Other helpful hints, pp.31-33 and all the rest; http://www.buildingscience.com/documents/houseplans/hp-hot-humid-recommendations

Gary


----------



## Windows on Wash (Aug 30, 2011)

Putting a vapor barrier in your climate on the cold side wall would be about the most disastrous thing you could do.

If you were going to have any vapor barrier, it would be on the outside wall and not the inside wall.


----------



## forcedreno2012 (Nov 9, 2012)

Thanks guys, 

So if I am interpreting this right, no plastic vapor barrier and for the paper backed insulation put the paperside to the outside of the house. If this is true how do you staple the stuff when installing? - smoosh it in then staple then fluff or have I really got it backwards?


----------



## Windows on Wash (Aug 30, 2011)

Whats the exterior of the home construction?


----------



## forcedreno2012 (Nov 9, 2012)

WOW , from the outside in....

Originally - it was wood siding, black brick board (some type of black board filled with almost like particle board cardboard) and then the framing and R-7 insulation then drywall and a million coats of paint etc. 

Now - with the flood we have been replacing as much of the black board with a rigid foam as we have had to replace a bunch of siding. The foam board is white bout an inch thick and has silver backing on both sides. It has a whopping R value of 3. We are also replacing the R-7 we found with R-13 all the way up on the exterior walls, so I know this is an improvement. There is no house wrap of any kind. Not able to strip the walls at one time to put it on so we are doing as best we can.

Thanks


----------



## forcedreno2012 (Nov 9, 2012)

Getting ready to put the insulation back in and I don't think I got the final answer on where the paper on the insulation goes is it paper against the outside wall or the inside wall. They had it both ways.

Thanks


----------



## Nailbags (Feb 1, 2012)

You put it in paper facing to the warm side of the home in your case to outside wall. don't need to staple anything just put it in and don't squish the batts.


----------



## forcedreno2012 (Nov 9, 2012)

Thanks.. that makes sense we had it the other way round in WV.


----------



## Gary in WA (Mar 11, 2009)

Page 14 in the first link given in Post 2 explains it well... what type of wood siding?

Gary


----------



## forcedreno2012 (Nov 9, 2012)

Sorry WOW I did read the article back when you posted it and promptly forgot. We hoofed the bales of wall insulation into the house today. Heck those things weigh a ton when compacted.
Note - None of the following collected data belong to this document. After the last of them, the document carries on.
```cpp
template <int M> constexpr bool pipe_light_model_v = Contrib<M>::ROW_CLASS == 0;
template <int M>
__device__ __forceinline__ double pipe_point_intensity(const Contrib<M> &c, double q, double q3inv, const double *tab) {
    if constexpr (M == MCSAS_MODEL_SPHERE) return c.fast ? c.intensity_fast(q, q3inv) : c.intensity(q, tab);
    else return c.intensity(q, tab);
}

template <int QPL>
__device__ __forceinline__ void load_row_pairs(const MCSAS_GLOBAL double *row, int lane, double (&r)[QPL]) {
    if constexpr (QPL >= 2) {
#pragma unroll
        for (int c = 0; c < QPL / 2; ++c) {
            const v2f64 v = *(const MCSAS_GLOBAL v2f64 *)(row + 128 * c + 2 * lane);
            r[2 * c] = v.x; r[2 * c + 1] = v.y;
        }
    } else {
        r[0] = row[lane];
    }
}
template <int QPL>
__device__ __forceinline__ void load_row_pairs_lds(const double *row, int lane, double (&r)[QPL]) {
    if constexpr (QPL >= 2) {
#pragma unroll
        for (int c = 0; c < QPL / 2; ++c) {
            const v2f64 v = *reinterpret_cast<const v2f64 *>(row + 128 * c + 2 * lane);
            r[2 * c] = v.x; r[2 * c + 1] = v.y;
        }
    } else {
        r[0] = row[lane];
    }
}

template <int M, int QPL, bool RQ>
__device__ __forceinline__ void pipe_prod_block(const PipeArgs &pa, const PipeHot &hot, double *lds, int rep, int by, int gy, int t) {
    const ChainArgs &a = pa.c;
    const int tid = threadIdx.x, lane = tid & 63, wave = tid >> 6;
    constexpr int WPB = PIPE_BLOCK / 64;
    const int N = hot.n_contrib, P = hot.n_active, qpad = hot.qpad, Kb = hot.kb;
    const int64_t max_iter = hot.max_iter;
    constexpr int QTB = (QPL * 64 + PIPE_BLOCK - 1) / PIPE_BLOCK;
    double tq[QTB], tw[QTB], twI[QTB], tq3[QTB];
#pragma unroll
    for (int x = 0; x < QTB; ++x) {
        const int i = tid + PIPE_BLOCK * x < qpad ? tid + PIPE_BLOCK * x : 0;
        tq[x] = glb(hot.q)[i]; tw[x] = glb(hot.w)[i]; twI[x] = glb(hot.wI)[i]; tq3[x] = glb(hot.q3inv)[i];
    }
    PIPE_TL_CLOCK(c_entry);
    const PipeSnap sn = load_snap(&hot.chains[rep].snap[t & 1]);
    const bool own = sn.alive && t >= sn.t_init;
    if (!own && !(RQ && pa.g.help)) return;
    PIPE_TL_CLOCK(c_snap);

    double *lq = lds, *lw = lds + qpad, *lwI = lds + 2 * qpad, *lq3 = lds + 3 * qpad, *tab = lds + 4 * qpad;
#pragma unroll
    for (int x = 0; x < QTB; ++x) {
        const int i = tid + PIPE_BLOCK * x;
        if (i < qpad) { lq[i] = tq[x]; lw[i] = tw[x]; lwI[i] = twI[x]; lq3[i] = tq3[x]; }
    }
    PIPE_TL_CLOCK(c_tab);
    Contrib<M>::fill_table(a.model, tab, tid, PIPE_BLOCK);
    if (tid == 0) *reinterpret_cast<int32_t *>(lds + pa.g.gram_off + 16) = 0;
    __syncthreads();
    PIPE_TL_CLOCK(c_bar);
    PIPE_TL_PUT(pa, t, 22, c_entry); PIPE_TL_PUT(pa, t, 23, c_snap); PIPE_TL_PUT(pa, t, 24, c_tab); PIPE_TL_PUT(pa, t, 25, c_bar);
    const QTables qt = make_qtables<M>(a.model, lq, lq3, tab);
    if constexpr (RQ) { pipe_prod_rowq<M, QPL>(pa, hot, lds, qt, rep, by, gy, t, sn, own); return; }
    auto rset = glb(a.rset) + (size_t)rep * N * P;
    auto cache = glb(a.cache) + (size_t)rep * a.cache_rows * qpad;
    const DrawSource src{a.replay ? a.replay + (size_t)rep * a.replay_len : nullptr, a.replay_len, a.seed,
                         (uint32_t)(a.rep_offset + rep)};
    auto slot_of = glb(pa.slot_of) + (size_t)rep * N;
    auto stage = glb(pa.stage_slot) + (size_t)rep * 2 * Kb;
    auto row_valid = glb(pa.row_valid) + (size_t)rep * N;
    const int gw = by * WPB + wave, nw = gy * WPB;

    if (t == sn.t_init) {
        for (int i = tid + by * PIPE_BLOCK; i < N; i += PIPE_BLOCK * gy) { slot_of[i] = i; row_valid[i] = 1; }
        for (int i = tid + by * PIPE_BLOCK; i < 2 * Kb; i += PIPE_BLOCK * gy) stage[i] = N + i;
        int ovf = 0;
        for (int nb = 0; nb < N; nb += nw * WAVE) {
            const int n = nb + lane * nw + gw;
            double row[MCSAS_MAX_ACTIVE] = {0., 0., 0., 0.};
            if (n < N) {
#pragma unroll
                for (int p = 0; p < MCSAS_MAX_ACTIVE; ++p)
                    if (p < P) {
                        if (a.start_from_min) row[p] = a.start_value[p];
                        else {
                            double u = src.at(sn.init_base + (uint64_t)p * N + n, ovf);
                            row[p] = gen_transform(a.gen_kind[p], u) * (a.gen_hi[p] - a.gen_lo[p]) + a.gen_lo[p];
                        }
                        rset[(size_t)n * P + p] = row[p];
                    }
            } else {
#pragma unroll
                for (int p = 0; p < MCSAS_MAX_ACTIVE; ++p) row[p] = a.gen_lo[p] > 0. ? a.gen_lo[p] : 1e-9;
            }
            Contrib<M> mine;
            mine.prepare(a.model, row);
            for (int l = 0; l < WAVE; ++l) {
                const int nn = nb + l * nw + gw;
                if (nn >= N) break;
                const Contrib<M> c = mine.bcast(__builtin_amdgcn_readfirstlane(l));
                double it[QPL];
                RowEval<M, QPL>::run(c, qt, lane, it);
#pragma unroll
                for (int j = 0; j < QPL; ++j) cache[(size_t)nn * qpad + lane + WAVE * j] = it[j];
            }
        }
        if (__any(ovf) && lane == 0) atomicOr(&pa.chains[rep].overflow, 1);
        return;
    }

    if (MCSAS_TUNE_BITS(a) & 16) return;
    if constexpr (pipe_light_model_v<M>) if (pa.g.overlap || pa.g.gram_lds) {
        const int W = pa.g.w, nsb = pa.g.sub_per_block, BR = nsb * W;
        const int rw_even = W >> 3, skew_bits = (MCSAS_TUNE_BITS(a) >> 19) & 3;
        const int skew_req = pa.g.gram_lds ? (skew_bits == 0 ? 1 : (skew_bits == 3 ? 0 : skew_bits)) : skew_bits;
        const int skew = skew_req < rw_even ? skew_req : rw_even - 1;
        const int wv = __builtin_amdgcn_readfirstlane(wave);
        const int RW = wv < 4 ? rw_even + skew : rw_even - skew;
        const int rbase = wv < 4 ? wv * (rw_even + skew) : 4 * (rw_even + skew) + (wv - 4) * (rw_even - skew);
        const int buf = t & 1;
        const int64_t w = (int64_t)t - sn.t_init - 1;
        const int64_t sb0 = w * Kb + (int64_t)by * BR;
        auto dwin = glb(pa.dwin) + ((size_t)rep * 2 + buf) * Kb * qpad;
        auto scal = glb(pa.scal) + ((size_t)rep * 2 + buf) * Kb * 4;
        auto pval = glb(pa.pval) + ((size_t)rep * 2 + buf) * Kb * MCSAS_MAX_ACTIVE;
        auto povf = glb(pa.povf) + ((size_t)rep * 2 + buf) * Kb;
        auto gwin = glb(pa.gwin) + ((size_t)rep * 2 + buf) * Kb * W;
        double *gred = lds + pa.g.gram_off + 16;
        constexpr size_t GRED = (size_t)PIPE_WAVES * PIPE_GRAM_NT_MAX * 256;
        const int nmine = nsb * RW;
        const bool no_gram = MCSAS_TUNE_BITS(a) & 64;
        const int lrow = (lane / RW) * W + rbase + (lane % RW);
        const bool lazy = pa.g.lazy_rows;
        PIPE_TLX_MARK(pa, t, 0);
        constexpr int CON = 12;
        static_assert(sizeof(Contrib<M>) <= 8 * CON && sizeof(Contrib<M>) % 8 == 0, "Contrib record");
        int32_t *stl = reinterpret_cast<int32_t *>(gred);
        double *scon = gred + 64;
        double prow[MCSAS_MAX_ACTIVE] = {0., 0., 0., 0.};
        const int l2 = lane - 32;
        const bool old_lane = lazy && l2 >= 0 && l2 < nmine;
        int stale_r = -1;
        if (old_lane) {
            const int lrow_o = (l2 / RW) * W + rbase + (l2 % RW);
            if (sb0 + lrow_o < max_iter) {
                const int r = (int)((sb0 + lrow_o) % N);
                const int v = row_valid[r];
#pragma unroll
                for (int p = 0; p < MCSAS_MAX_ACTIVE; ++p) if (p < P) prow[p] = rset[(size_t)r * P + p];
                if (!v) stale_r = r;
            }
        }
        int pov = 0, my_oslot = 0, my_sslot = 0;
        {
            const int r = (int)((sb0 + lrow) % N);
            if (lane < nmine) {
                if (lazy) my_oslot = r;
                else { my_oslot = slot_of[r]; my_sslot = stage[buf * Kb + by * BR + lrow]; }
            }
            const int64_t sl = sb0 + lrow;
#pragma unroll
            for (int p = 0; p < MCSAS_MAX_ACTIVE; ++p)
                if (p < P) {
                    double u = 0.5;
                    if (lane < nmine && sl < max_iter) u = src.at(sn.step_base + (uint64_t)sl * P + p, pov);
                    const double pv = gen_transform(a.gen_kind[p], u) * (a.gen_hi[p] - a.gen_lo[p]) + a.gen_lo[p];
                    if (!(old_lane && sb0 + ((l2 / RW) * W + rbase + (l2 % RW)) < max_iter)) prow[p] = pv;
                }
        }
        Contrib<M> prop;
        prop.prepare(a.model, prow);
        PIPE_TLX_MARK(pa, t, 1);
        int nst = 0;
        if (lazy) {
            if (stale_r >= 0) {
                const int e = atomicAdd(&stl[0], 1);
                stl[1 + e] = stale_r;
                double tmp[CON] = {};
                __builtin_memcpy(tmp, &prop, sizeof(Contrib<M>));
#pragma unroll
                for (int i = 0; i < (int)(sizeof(Contrib<M>) / 8); ++i) scon[e * CON + i] = tmp[i];
            }
            PIPE_LDS_BARRIER();
            nst = stl[0];
            for (int i = 0; i < nst; ++i) {
                const int r = stl[1 + i];
                Contrib<M> c;
                {
                    double tmp[CON];
#pragma unroll
                    for (int x = 0; x < (int)(sizeof(Contrib<M>) / 8); ++x) tmp[x] = scon[i * CON + x];
                    __builtin_memcpy(&c, tmp, sizeof(Contrib<M>));
                }
#pragma unroll
                for (int x = 0; x < QTB; ++x) {
                    const int iq = tid + PIPE_BLOCK * x;
                    if (iq < qpad) cache[(size_t)r * qpad + iq] = pipe_point_intensity<M>(c, lq[iq], lq3[iq], tab);
                }
                if (tid == 0) row_valid[r] = 1;
            }
            if (nst) __syncthreads();
            else PIPE_LDS_BARRIER();
        }
        PIPE_TLX_MARK(pa, t, 2);
        PIPE_TLX_MARK(pa, t, 3);
        if (lane < nmine) {
            const int k = by * BR + lrow;
#pragma unroll
            for (int p = 0; p < MCSAS_MAX_ACTIVE; ++p) if (p < P) pval[k * MCSAS_MAX_ACTIVE + p] = prow[p];
            povf[k] = pov;
        }
        auto nvalid_of = [&](int ss) {
            const int64_t left = max_iter - (w * Kb + (int64_t)(by * nsb + ss) * W);
            return left >= W ? W : (left > 0 ? (int)left : 0);
        };
        if (pa.g.gram_lds) {
            const int dstr = qpad + PIPE_DROW_PAD;
            double *dbuf = lds + pa.g.drow_off;
            double ocur[QPL], onext[QPL];
            {
                const auto orow0 = cache + (size_t)__builtin_amdgcn_readlane(my_oslot, 0) * qpad + lane;
#pragma unroll
                for (int j = 0; j < QPL; ++j) ocur[j] = orow0[WAVE * j];
            }
            PIPE_PIN_ROW(ocur);
            for (int ss = 0; ss < nsb; ++ss) {
                for (int jr = 0; jr < RW; ++jr) {
                    const int l = ss * RW + jr, bl = __builtin_amdgcn_readfirstlane(l);
                    const int kl = ss * W + rbase + jr, k = by * BR + kl;
                    const Contrib<M> cnew = prop.bcast(bl);
                    const int sslot = __builtin_amdgcn_readlane(my_sslot, bl);
                    double d[QPL], nwv[QPL];
                    {
                        const int bn = __builtin_amdgcn_readfirstlane(l + 1 < nmine ? l + 1 : l);
                        const auto orow = cache + (size_t)__builtin_amdgcn_readlane(my_oslot, bn) * qpad + lane;
#pragma unroll
                        for (int j = 0; j < QPL; ++j) onext[j] = orow[WAVE * j];
                    }
                    const auto nrow = cache + (size_t)sslot * qpad + lane;
                    const auto dr = dwin + (size_t)k * qpad + lane;
                    double *dl = dbuf + (size_t)(rbase + jr) * dstr + lane;
                    RowEval<M, QPL>::run(cnew, qt, lane, nwv);
#ifdef MCSAS_STAMPS
                    if (l < 4) { PIPE_PIN_ROW(nwv); PIPE_TL_MARK(pa, t, 4 + 2 * l); }
#endif
                    PIPE_PIN_ROW(ocur); PIPE_PIN_ROW(onext); PIPE_PIN_ROW(nwv);
                    double s1 = 0., s2 = 0.;
#pragma unroll
                    for (int j = 0; j < QPL; ++j) {
                        const int iq = lane + WAVE * j;
                        if (!lazy) nrow[WAVE * j] = nwv[j];
                        d[j] = nwv[j] - ocur[j];
                        dr[WAVE * j] = d[j];
                        dl[WAVE * j] = d[j];
                        s1 = fma(lw[iq], d[j], s1); s2 = fma(lwI[iq], d[j], s2);
                    }
                    const double ae = wave_sum2_split(s1, s2, lane);
                    if (lane < 2) scal[(size_t)k * 4 + lane] = ae;
#pragma unroll
                    for (int j = 0; j < QPL; ++j) ocur[j] = onext[j];
#ifdef MCSAS_STAMPS
                    if (l < 4) PIPE_TL_MARK(pa, t, 5 + 2 * l);
#endif
                }
                PIPE_TL_MARK(pa, t, 2 * (ss < 4 ? ss : 3));
                if (!no_gram) PIPE_LDS_BARRIER();
                const int nvalid = nvalid_of(ss);
                if (nvalid > 0 && !no_gram)
                    pipe_prod_gram_lds<QPL>(dbuf, dstr, W, nvalid, lw, gred, gwin + (size_t)(by * nsb + ss) * W * W,
                                            scal + (size_t)(by * BR + ss * W) * 4);
                PIPE_TL_MARK(pa, t, 2 * (ss < 4 ? ss : 3) + 1);
            }
            PIPE_TL_MARK(pa, t, 17);
            return;
        }
#ifdef MCSAS_TUNING
#include "pipe_prod_overlap.inc"
#endif
        PIPE_TL_MARK(pa, t, 17);
        return;
    }

}

}
```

The wall is from outside in

Wood siding 4 x 8 grooved sheets 1/2 inch thick.
Brick insulation (bout r - 3)
and then the studs and the soon to be insulation.

Robyn


----------



## Gary in WA (Mar 11, 2009)

Usually, the T-1-11 structural siding goes directly on the studs for for shear value. The black Celotex was under what?http://www.inspectapedia.com/structure/Fiberboard_Sheathing.htm

What siding was removed, brick veneer?

Gary


----------



## forcedreno2012 (Nov 9, 2012)

Gary the house was moved to its current location a few years ago. It was actually brick that was removed and not a veneer.

The fiberboard is behind the wood siding the fiberboard is nailed in and then the wood siding is over the top of that. 

As we have replaced the siding with the flood issues we have replaced the brick board with a foil backed foam of the same thickness. I would say that over the last year we have replaced approximately 80 percent of the brickboard. As for the shear factor, you should by stock in screws...those panels are NOT coming off short of a tornado. We even went over where the other panels were nailed in and screwed those in as well for added protection. (And I have drill blisters to prove it :laughing

Robyn


----------



## forcedreno2012 (Nov 9, 2012)

And thanks for the link. Interesting that there are so many different kinds. was interesting to read that none of them like water..but I think we know that.


----------



## Gary in WA (Mar 11, 2009)

Is it T-1-11? That product requires installation directly on the studs/underlayment plywood. You cannot get shear value at the corners/every 25' through the foamboard. Foamboard, especially foil-faced is wrong in your proposed application;
"in the old days, before foam sheathings and OSB, moisture was redistributed into the exterior sheathing (board sheathing, plywood, and fiberboard) relieving the moisture stress on wood siding that happens when the front is really dry and the back is really wet. 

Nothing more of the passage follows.